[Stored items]

= = = = =

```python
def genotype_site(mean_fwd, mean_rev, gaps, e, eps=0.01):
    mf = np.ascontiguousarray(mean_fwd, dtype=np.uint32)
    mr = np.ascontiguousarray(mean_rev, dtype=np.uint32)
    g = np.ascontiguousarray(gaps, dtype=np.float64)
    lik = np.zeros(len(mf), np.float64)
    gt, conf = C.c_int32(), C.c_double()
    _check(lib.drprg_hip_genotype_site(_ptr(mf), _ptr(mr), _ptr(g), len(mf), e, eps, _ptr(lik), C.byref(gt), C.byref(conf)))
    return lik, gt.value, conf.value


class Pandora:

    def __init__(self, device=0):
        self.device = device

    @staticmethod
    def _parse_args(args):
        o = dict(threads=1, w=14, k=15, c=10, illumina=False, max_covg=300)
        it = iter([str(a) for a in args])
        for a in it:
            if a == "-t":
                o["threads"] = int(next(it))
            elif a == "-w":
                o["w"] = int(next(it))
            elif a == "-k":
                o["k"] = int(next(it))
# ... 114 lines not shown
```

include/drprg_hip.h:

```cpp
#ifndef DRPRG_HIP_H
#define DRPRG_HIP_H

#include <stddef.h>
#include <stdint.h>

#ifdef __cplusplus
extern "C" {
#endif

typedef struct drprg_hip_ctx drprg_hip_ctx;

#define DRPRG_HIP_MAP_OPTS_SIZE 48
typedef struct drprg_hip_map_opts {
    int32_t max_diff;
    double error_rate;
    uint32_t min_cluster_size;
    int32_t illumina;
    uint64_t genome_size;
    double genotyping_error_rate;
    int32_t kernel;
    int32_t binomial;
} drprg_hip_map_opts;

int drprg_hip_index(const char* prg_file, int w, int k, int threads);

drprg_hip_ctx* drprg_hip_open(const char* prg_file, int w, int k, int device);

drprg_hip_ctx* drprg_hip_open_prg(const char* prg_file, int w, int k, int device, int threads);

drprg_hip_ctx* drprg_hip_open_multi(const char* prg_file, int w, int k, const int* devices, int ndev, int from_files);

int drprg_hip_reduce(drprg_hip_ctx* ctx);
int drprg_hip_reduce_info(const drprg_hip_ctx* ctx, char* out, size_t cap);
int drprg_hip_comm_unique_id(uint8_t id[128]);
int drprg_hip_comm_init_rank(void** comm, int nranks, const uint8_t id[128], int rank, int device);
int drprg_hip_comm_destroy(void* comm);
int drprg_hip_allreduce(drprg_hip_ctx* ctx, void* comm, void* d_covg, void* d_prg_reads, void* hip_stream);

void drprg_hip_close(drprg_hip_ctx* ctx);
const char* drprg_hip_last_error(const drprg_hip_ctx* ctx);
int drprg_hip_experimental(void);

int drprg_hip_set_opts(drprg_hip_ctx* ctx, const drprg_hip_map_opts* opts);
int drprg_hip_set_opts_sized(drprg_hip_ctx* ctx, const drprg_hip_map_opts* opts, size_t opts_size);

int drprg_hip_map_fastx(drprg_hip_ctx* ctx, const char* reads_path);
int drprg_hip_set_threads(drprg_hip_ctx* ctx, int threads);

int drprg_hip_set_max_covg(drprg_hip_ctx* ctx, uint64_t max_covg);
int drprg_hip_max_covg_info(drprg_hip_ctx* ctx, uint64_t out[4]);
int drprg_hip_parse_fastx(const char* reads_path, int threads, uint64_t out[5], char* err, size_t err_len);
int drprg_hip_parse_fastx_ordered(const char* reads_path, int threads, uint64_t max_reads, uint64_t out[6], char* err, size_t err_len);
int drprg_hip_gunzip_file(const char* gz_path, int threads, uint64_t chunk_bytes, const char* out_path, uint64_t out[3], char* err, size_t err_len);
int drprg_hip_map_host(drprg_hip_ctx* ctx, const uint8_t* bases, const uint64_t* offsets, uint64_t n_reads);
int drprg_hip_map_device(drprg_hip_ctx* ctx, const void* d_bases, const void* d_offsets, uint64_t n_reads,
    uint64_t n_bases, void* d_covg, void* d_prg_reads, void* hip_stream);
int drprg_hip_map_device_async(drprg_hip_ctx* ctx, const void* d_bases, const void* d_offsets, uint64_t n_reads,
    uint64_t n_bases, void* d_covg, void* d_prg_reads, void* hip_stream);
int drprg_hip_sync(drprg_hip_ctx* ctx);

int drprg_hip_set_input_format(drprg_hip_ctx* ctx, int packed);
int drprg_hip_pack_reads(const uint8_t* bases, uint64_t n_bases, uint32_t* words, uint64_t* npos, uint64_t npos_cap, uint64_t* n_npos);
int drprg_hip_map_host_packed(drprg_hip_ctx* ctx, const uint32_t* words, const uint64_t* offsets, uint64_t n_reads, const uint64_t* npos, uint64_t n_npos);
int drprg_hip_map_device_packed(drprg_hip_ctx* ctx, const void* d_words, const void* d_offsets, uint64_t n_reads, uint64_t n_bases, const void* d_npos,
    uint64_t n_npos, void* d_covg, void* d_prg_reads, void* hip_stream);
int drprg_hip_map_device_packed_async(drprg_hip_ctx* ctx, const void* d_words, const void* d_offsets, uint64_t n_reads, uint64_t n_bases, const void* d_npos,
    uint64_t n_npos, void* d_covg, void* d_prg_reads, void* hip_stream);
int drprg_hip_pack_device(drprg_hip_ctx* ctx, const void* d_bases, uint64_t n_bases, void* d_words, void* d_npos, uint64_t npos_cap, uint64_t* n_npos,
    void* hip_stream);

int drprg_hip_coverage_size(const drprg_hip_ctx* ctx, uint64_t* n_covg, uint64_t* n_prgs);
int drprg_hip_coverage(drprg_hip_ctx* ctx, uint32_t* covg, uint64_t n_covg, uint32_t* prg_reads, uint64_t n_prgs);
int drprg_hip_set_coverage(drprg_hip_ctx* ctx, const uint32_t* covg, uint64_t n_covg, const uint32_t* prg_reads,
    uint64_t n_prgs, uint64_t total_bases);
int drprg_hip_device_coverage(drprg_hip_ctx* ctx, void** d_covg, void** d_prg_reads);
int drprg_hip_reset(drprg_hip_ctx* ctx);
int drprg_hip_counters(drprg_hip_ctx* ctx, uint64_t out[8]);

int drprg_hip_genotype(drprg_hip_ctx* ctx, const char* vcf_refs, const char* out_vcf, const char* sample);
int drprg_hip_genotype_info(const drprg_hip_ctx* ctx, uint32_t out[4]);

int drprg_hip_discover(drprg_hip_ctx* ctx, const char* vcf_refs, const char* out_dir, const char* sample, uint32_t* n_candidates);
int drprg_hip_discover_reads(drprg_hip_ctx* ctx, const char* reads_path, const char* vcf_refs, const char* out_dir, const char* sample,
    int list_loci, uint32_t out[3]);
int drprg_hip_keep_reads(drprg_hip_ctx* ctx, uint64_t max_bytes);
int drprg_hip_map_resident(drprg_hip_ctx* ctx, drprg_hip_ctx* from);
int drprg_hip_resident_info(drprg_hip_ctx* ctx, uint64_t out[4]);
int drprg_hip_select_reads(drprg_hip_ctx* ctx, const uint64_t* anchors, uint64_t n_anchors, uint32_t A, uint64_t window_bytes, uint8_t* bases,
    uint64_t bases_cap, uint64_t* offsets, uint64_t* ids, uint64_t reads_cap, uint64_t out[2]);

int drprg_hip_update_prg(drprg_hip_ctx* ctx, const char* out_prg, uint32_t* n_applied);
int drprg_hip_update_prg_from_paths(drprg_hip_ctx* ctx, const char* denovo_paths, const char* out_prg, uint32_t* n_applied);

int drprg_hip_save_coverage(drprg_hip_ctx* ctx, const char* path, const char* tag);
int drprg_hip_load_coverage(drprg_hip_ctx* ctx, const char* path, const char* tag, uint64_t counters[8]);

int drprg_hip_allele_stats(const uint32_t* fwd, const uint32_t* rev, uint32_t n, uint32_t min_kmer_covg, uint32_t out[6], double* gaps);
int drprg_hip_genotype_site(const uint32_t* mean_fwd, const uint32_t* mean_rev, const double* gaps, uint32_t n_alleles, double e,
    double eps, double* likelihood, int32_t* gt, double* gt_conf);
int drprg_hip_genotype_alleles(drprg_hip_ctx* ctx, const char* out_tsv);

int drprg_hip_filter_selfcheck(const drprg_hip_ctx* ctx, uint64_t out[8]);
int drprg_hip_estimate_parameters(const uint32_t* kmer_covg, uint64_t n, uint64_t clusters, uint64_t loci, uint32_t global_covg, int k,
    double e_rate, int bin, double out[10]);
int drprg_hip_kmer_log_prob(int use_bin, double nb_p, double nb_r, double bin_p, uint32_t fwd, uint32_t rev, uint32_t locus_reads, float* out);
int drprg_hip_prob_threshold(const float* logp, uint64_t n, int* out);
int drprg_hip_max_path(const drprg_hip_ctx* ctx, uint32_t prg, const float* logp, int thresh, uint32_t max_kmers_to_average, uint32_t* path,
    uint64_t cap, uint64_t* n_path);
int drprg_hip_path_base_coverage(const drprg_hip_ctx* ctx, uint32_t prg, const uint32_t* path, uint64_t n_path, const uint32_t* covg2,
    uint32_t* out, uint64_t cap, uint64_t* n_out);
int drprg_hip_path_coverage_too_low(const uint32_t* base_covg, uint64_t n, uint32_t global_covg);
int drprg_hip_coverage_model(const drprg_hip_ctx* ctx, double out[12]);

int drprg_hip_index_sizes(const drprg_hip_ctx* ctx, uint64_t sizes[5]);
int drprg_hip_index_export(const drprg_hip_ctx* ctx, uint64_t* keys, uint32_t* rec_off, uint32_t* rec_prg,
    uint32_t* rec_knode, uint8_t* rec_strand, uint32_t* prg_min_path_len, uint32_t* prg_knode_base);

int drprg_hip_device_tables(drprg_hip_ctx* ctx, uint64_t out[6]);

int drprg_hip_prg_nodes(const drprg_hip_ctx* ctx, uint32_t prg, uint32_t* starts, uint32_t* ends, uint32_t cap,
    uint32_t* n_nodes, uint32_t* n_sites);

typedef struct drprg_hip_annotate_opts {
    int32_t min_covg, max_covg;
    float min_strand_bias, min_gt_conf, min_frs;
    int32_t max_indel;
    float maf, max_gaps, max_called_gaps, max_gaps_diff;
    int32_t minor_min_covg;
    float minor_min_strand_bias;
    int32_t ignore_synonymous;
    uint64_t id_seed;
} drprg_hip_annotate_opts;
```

= = = = =

# WHAT YOU HAVE TO DO
Would you copy each line of the records that contains "illumina"?

# WRITTEN RESPONSE
        o = dict(threads=1, w=14, k=15, c=10, illumina=False, max_covg=300)
    int32_t illumina;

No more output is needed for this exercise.